Dataset records
────────
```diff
@@ -5186,10 +5274,14 @@
       }
     }
     if (implicitfast || (o.any_damping && !(o.disableflags & (DMC_DSBL_EULERDAMP | DMC_DSBL_DAMPER)))) {
-      FOR_LANES(i, nv) S(sv_grad)[i] = S(qfrc_smooth)[i] + S(qfrc_constraint)[i];
-      DMC_WSYNC();
-      factor_M(true, implicitfast ? S(sv_search) : MR(dof_damping));
-      chol_solve(S(sv_Mgrad), S(qLH), S(sv_grad), nv, true);
+      bool solved = false;
+      if constexpr (kAccRegs) { solved = S(misc)[kMiscEulerSolved] != 0; if (lane == 0) S(misc)[kMiscEulerSolved] = 0; }
+      if (!solved) {
+        FOR_LANES(i, nv) S(sv_grad)[i] = S(qfrc_smooth)[i] + S(qfrc_constraint)[i];
+        DMC_WSYNC();
+        factor_M(true, implicitfast ? S(sv_search) : MR(dof_damping));
+        chol_solve(S(sv_Mgrad), S(qLH), S(sv_grad), nv, true);
+      }
       qacc = S(sv_Mgrad);
     }
     FOR_LANES(i, nv) S(qvel)[i] += dt*qacc[i];
@@ -5260,6 +5352,7 @@
     FOR_LANES(i, L.d.nv) { S(qvel)[i] = 0; S(qacc_warmstart)[i] = 0; S(qfrc_applied)[i] = 0; }
     FOR_LANES(i, L.d.nu) S(ctrl)[i] = 0;
     if (L.d.na) FOR_LANES(i, L.d.na) { S(act)[i] = 0; S(act_dot)[i] = 0; }
+    if constexpr (kAccRegs) { if (lane == 0) S(misc)[kMiscEulerSolved] = 0; }
     time_ = 0;
     DMC_WSYNC();
   }
@@ -5292,8 +5385,22 @@
     if (!skipsensor) sensors(DMC_STAGE_VEL);
     DMC_PROF(PROF_SENS);
   }
-  DMC_DEV void stage_acc(bool disable_actuation, bool skipsensor) {
-    fwd_actuation(disable_actuation); DMC_PROF(PROF_ACT); fwd_acceleration(); DMC_PROF(PROF_ACC); fwd_constraint();
+  DMC_DEV void stage_acc(bool disable_actuation, bool skipsensor, bool euler_next = false) {
+    fwd_actuation(disable_actuation); DMC_PROF(PROF_ACT);
+    bool regs = false;
+#ifndef DMC_HOST_EMU
+    if constexpr (kAccRegs) {
+      const int nefc = SI(imisc)[IM_NEFC];
+      if (lane == 0) S(misc)[kMiscEulerSolved] = 0;
+      regs = acc_regs_ok(nefc);
+      if (regs) {
+        const bool damped = euler_next && o.any_damping && !(o.disableflags & (DMC_DSBL_EULERDAMP | DMC_DSBL_DAMPER))
+                            && !(kFeat && o.integrator == DMC_INT_IMPLICITFAST);
+        primal_solve_regs<LS::kNV, true>(nefc, false, 0, 0, 1, damped);
+      }
+    }
+#endif
+    if (!regs) { fwd_acceleration(); DMC_PROF(PROF_ACC); fwd_constraint(); }
     DMC_PROF(PROF_X8);
     if (!skipsensor) sensors_acc();
     DMC_PROF(PROF_SENS);
@@ -5336,9 +5443,11 @@
     StageFns<T, LPE, LS>::posvel(ls, (const DMC_LDS StepOpts<T>*)&o, (DMC_LDS int*)mi, (DMC_LDS T*)mr, gc, (DMC_LDS T*)s,
                                  (DMC_LDS int*)si, lane, (partial ? 1 : 0) | (skipsensor ? 2 : 0) | (havekin ? 4 : 0), outmask);
   }
-  DMC_DEV void call_acc(bool disable_actuation, bool skipsensor) {
+  DMC_DEV void call_acc(bool disable_actuation, bool skipsensor, bool euler_next = false) {
+    int flags = (disable_actuation ? 1 : 0) | (skipsensor ? 2 : 0);
+    if constexpr (kAccRegs) flags |= euler_next ? 4 : 0;
     StageFns<T, LPE, LS>::acc(ls, (const DMC_LDS StepOpts<T>*)&o, (DMC_LDS int*)mi, (DMC_LDS T*)mr, gc, (DMC_LDS T*)s,
-                              (DMC_LDS int*)si, lane, (disable_actuation ? 1 : 0) | (skipsensor ? 2 : 0));
+                              (DMC_LDS int*)si, lane, flags);
   }
   DMC_DEV void call_euler() {
     StageFns<T, LPE, LS>::euler(ls, (const DMC_LDS StepOpts<T>*)&o, (DMC_LDS int*)mi, (DMC_LDS T*)mr, gc, (DMC_LDS T*)s,
@@ -5347,7 +5456,7 @@
   }
 #else
   DMC_DEV void call_posvel(bool partial, int outmask, bool skipsensor, bool havekin = false) { stage_posvel(partial, outmask, skipsensor, havekin); }
-  DMC_DEV void call_acc(bool disable_actuation, bool skipsensor) { stage_acc(disable_actuation, skipsensor); }
+  DMC_DEV void call_acc(bool disable_actuation, bool skipsensor, bool euler_next = false) { stage_acc(disable_actuation, skipsensor, euler_next); }
   DMC_DEV void call_euler() { euler(); }
 #endif
   DMC_DEV void load_ctrl_seq(const StepIO<T>& io, int env, int t) {
@@ -5382,7 +5491,7 @@
     int retried = 0;
     for (;;) {
       if (!have || retried) call_posvel(false, outmask, true);
-      call_acc(false, false);
+      call_acc(false, false, true);
       if (!retried && bad_acc()) {
         if (lane == 0) SI(imisc)[IM_WARN + DMC_WARN_BADQACC]++;
         if (!(o.disableflags & DMC_DSBL_AUTORESET)) { DMC_WSYNC(); reset_state(); retried = 1; continue; }
@@ -5460,7 +5569,7 @@
         if (mode == 3 && stage == 0 && it > 0 && it % nsub == 0) store_seq(io, env, it / nsub - 1);
         if (mode == 0 && stage == 0 && it >= 1) probe_store(io, env, it - 1, 1);
         if (trailing && !fwd_after) break;
-        call_acc(mode == 2, stage > 0 || !sens_acc);
+        call_acc(mode == 2, stage > 0 || !sens_acc, stepping && !trailing && nstage == 1);
         if (trailing) break;
         if (it == 0 && stage == 0) trace_stamp(io, env, 5);
         if (stage == 0 && stepping && !retried && bad_acc()) {
@@ -5508,7 +5617,7 @@
   static DMC_FN void acc(LS ls, const DMC_LDS StepOpts<T>* o, DMC_LDS int* mi, DMC_LDS T* mr, const int* gc, DMC_LDS T* s,
                          DMC_LDS int* si, int lane, int flags) {
     Core c(ls, *(const StepOpts<T>*)o, (const int*)mi, (const T*)mr, gc, (T*)s, (int*)si, lane);
-    c.stage_acc(flags & 1, flags & 2);
+    c.stage_acc(flags & 1, flags & 2, flags & 4);
   }
   static DMC_FN void ns_build(LS ls, const DMC_LDS StepOpts<T>* o, DMC_LDS int* mi, DMC_LDS T* mr, const int* gc, DMC_LDS T* s,
                               DMC_LDS int* si, int lane, int nf) {
```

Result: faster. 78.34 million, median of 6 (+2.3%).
────────
= Work to complete =
Reproduce every record above, word for word.

= Answer box =
```diff
@@ -5186,10 +5274,14 @@
       }
     }
     if (implicitfast || (o.any_damping && !(o.disableflags & (DMC_DSBL_EULERDAMP | DMC_DSBL_DAMPER)))) {
-      FOR_LANES(i, nv) S(sv_grad)[i] = S(qfrc_smooth)[i] + S(qfrc_constraint)[i];
-      DMC_WSYNC();
-      factor_M(true, implicitfast ? S(sv_search) : MR(dof_damping));
-      chol_solve(S(sv_Mgrad), S(qLH), S(sv_grad), nv, true);
+      bool solved = false;
+      if constexpr (kAccRegs) { solved = S(misc)[kMiscEulerSolved] != 0; if (lane == 0) S(misc)[kMiscEulerSolved] = 0; }
+      if (!solved) {
+        FOR_LANES(i, nv) S(sv_grad)[i] = S(qfrc_smooth)[i] + S(qfrc_constraint)[i];
+        DMC_WSYNC();
+        factor_M(true, implicitfast ? S(sv_search) : MR(dof_damping));
+        chol_solve(S(sv_Mgrad), S(qLH), S(sv_grad), nv, true);
+      }
       qacc = S(sv_Mgrad);
     }
     FOR_LANES(i, nv) S(qvel)[i] += dt*qacc[i];
@@ -5260,6 +5352,7 @@
     FOR_LANES(i, L.d.nv) { S(qvel)[i] = 0; S(qacc_warmstart)[i] = 0; S(qfrc_applied)[i] = 0; }
     FOR_LANES(i, L.d.nu) S(ctrl)[i] = 0;
     if (L.d.na) FOR_LANES(i, L.d.na) { S(act)[i] = 0; S(act_dot)[i] = 0; }
+    if constexpr (kAccRegs) { if (lane == 0) S(misc)[kMiscEulerSolved] = 0; }
     time_ = 0;
     DMC_WSYNC();
   }
@@ -5292,8 +5385,22 @@
     if (!skipsensor) sensors(DMC_STAGE_VEL);
     DMC_PROF(PROF_SENS);
   }
-  DMC_DEV void stage_acc(bool disable_actuation, bool skipsensor) {
-    fwd_actuation(disable_actuation); DMC_PROF(PROF_ACT); fwd_acceleration(); DMC_PROF(PROF_ACC); fwd_constraint();
+  DMC_DEV void stage_acc(bool disable_actuation, bool skipsensor, bool euler_next = false) {
+    fwd_actuation(disable_actuation); DMC_PROF(PROF_ACT);
+    bool regs = false;
+#ifndef DMC_HOST_EMU
+    if constexpr (kAccRegs) {
+      const int nefc = SI(imisc)[IM_NEFC];
+      if (lane == 0) S(misc)[kMiscEulerSolved] = 0;
+      regs = acc_regs_ok(nefc);
+      if (regs) {
+        const bool damped = euler_next && o.any_damping && !(o.disableflags & (DMC_DSBL_EULERDAMP | DMC_DSBL_DAMPER))
+                            && !(kFeat && o.integrator == DMC_INT_IMPLICITFAST);
+        primal_solve_regs<LS::kNV, true>(nefc, false, 0, 0, 1, damped);
+      }
+    }
+#endif
+    if (!regs) { fwd_acceleration(); DMC_PROF(PROF_ACC); fwd_constraint(); }
     DMC_PROF(PROF_X8);
     if (!skipsensor) sensors_acc();
     DMC_PROF(PROF_SENS);
@@ -5336,9 +5443,11 @@
     StageFns<T, LPE, LS>::posvel(ls, (const DMC_LDS StepOpts<T>*)&o, (DMC_LDS int*)mi, (DMC_LDS T*)mr, gc, (DMC_LDS T*)s,
                                  (DMC_LDS int*)si, lane, (partial ? 1 : 0) | (skipsensor ? 2 : 0) | (havekin ? 4 : 0), outmask);
   }
-  DMC_DEV void call_acc(bool disable_actuation, bool skipsensor) {
+  DMC_DEV void call_acc(bool disable_actuation, bool skipsensor, bool euler_next = false) {
+    int flags = (disable_actuation ? 1 : 0) | (skipsensor ? 2 : 0);
+    if constexpr (kAccRegs) flags |= euler_next ? 4 : 0;
     StageFns<T, LPE, LS>::acc(ls, (const DMC_LDS StepOpts<T>*)&o, (DMC_LDS int*)mi, (DMC_LDS T*)mr, gc, (DMC_LDS T*)s,
-                              (DMC_LDS int*)si, lane, (disable_actuation ? 1 : 0) | (skipsensor ? 2 : 0));
+                              (DMC_LDS int*)si, lane, flags);
   }
   DMC_DEV void call_euler() {
     StageFns<T, LPE, LS>::euler(ls, (const DMC_LDS StepOpts<T>*)&o, (DMC_LDS int*)mi, (DMC_LDS T*)mr, gc, (DMC_LDS T*)s,
@@ -5347,7 +5456,7 @@
   }
 #else
   DMC_DEV void call_posvel(bool partial, int outmask, bool skipsensor, bool havekin = false) { stage_posvel(partial, outmask, skipsensor, havekin); }
-  DMC_DEV void call_acc(bool disable_actuation, bool skipsensor) { stage_acc(disable_actuation, skipsensor); }
+  DMC_DEV void call_acc(bool disable_actuation, bool skipsensor, bool euler_next = false) { stage_acc(disable_actuation, skipsensor, euler_next); }
   DMC_DEV void call_euler() { euler(); }
 #endif
   DMC_DEV void load_ctrl_seq(const StepIO<T>& io, int env, int t) {
@@ -5382,7 +5491,7 @@
     int retried = 0;
     for (;;) {
       if (!have || retried) call_posvel(false, outmask, true);
-      call_acc(false, false);
+      call_acc(false, false, true);
       if (!retried && bad_acc()) {
         if (lane == 0) SI(imisc)[IM_WARN + DMC_WARN_BADQACC]++;
         if (!(o.disableflags & DMC_DSBL_AUTORESET)) { DMC_WSYNC(); reset_state(); retried = 1; continue; }
@@ -5460,7 +5569,7 @@
         if (mode == 3 && stage == 0 && it > 0 && it % nsub == 0) store_seq(io, env, it / nsub - 1);
         if (mode == 0 && stage == 0 && it >= 1) probe_store(io, env, it - 1, 1);
         if (trailing && !fwd_after) break;
-        call_acc(mode == 2, stage > 0 || !sens_acc);
+        call_acc(mode == 2, stage > 0 || !sens_acc, stepping && !trailing && nstage == 1);
         if (trailing) break;
         if (it == 0 && stage == 0) trace_stamp(io, env, 5);
         if (stage == 0 && stepping && !retried && bad_acc()) {
@@ -5508,7 +5617,7 @@
   static DMC_FN void acc(LS ls, const DMC_LDS StepOpts<T>* o, DMC_LDS int* mi, DMC_LDS T* mr, const int* gc, DMC_LDS T* s,
                          DMC_LDS int* si, int lane, int flags) {
     Core c(ls, *(const StepOpts<T>*)o, (const int*)mi, (const T*)mr, gc, (T*)s, (int*)si, lane);
-    c.stage_acc(flags & 1, flags & 2);
+    c.stage_acc(flags & 1, flags & 2, flags & 4);
   }
   static DMC_FN void ns_build(LS ls, const DMC_LDS StepOpts<T>* o, DMC_LDS int* mi, DMC_LDS T* mr, const int* gc, DMC_LDS T* s,
                               DMC_LDS int* si, int lane, int nf) {
```

Result: faster. 78.34 million, median of 6 (+2.3%).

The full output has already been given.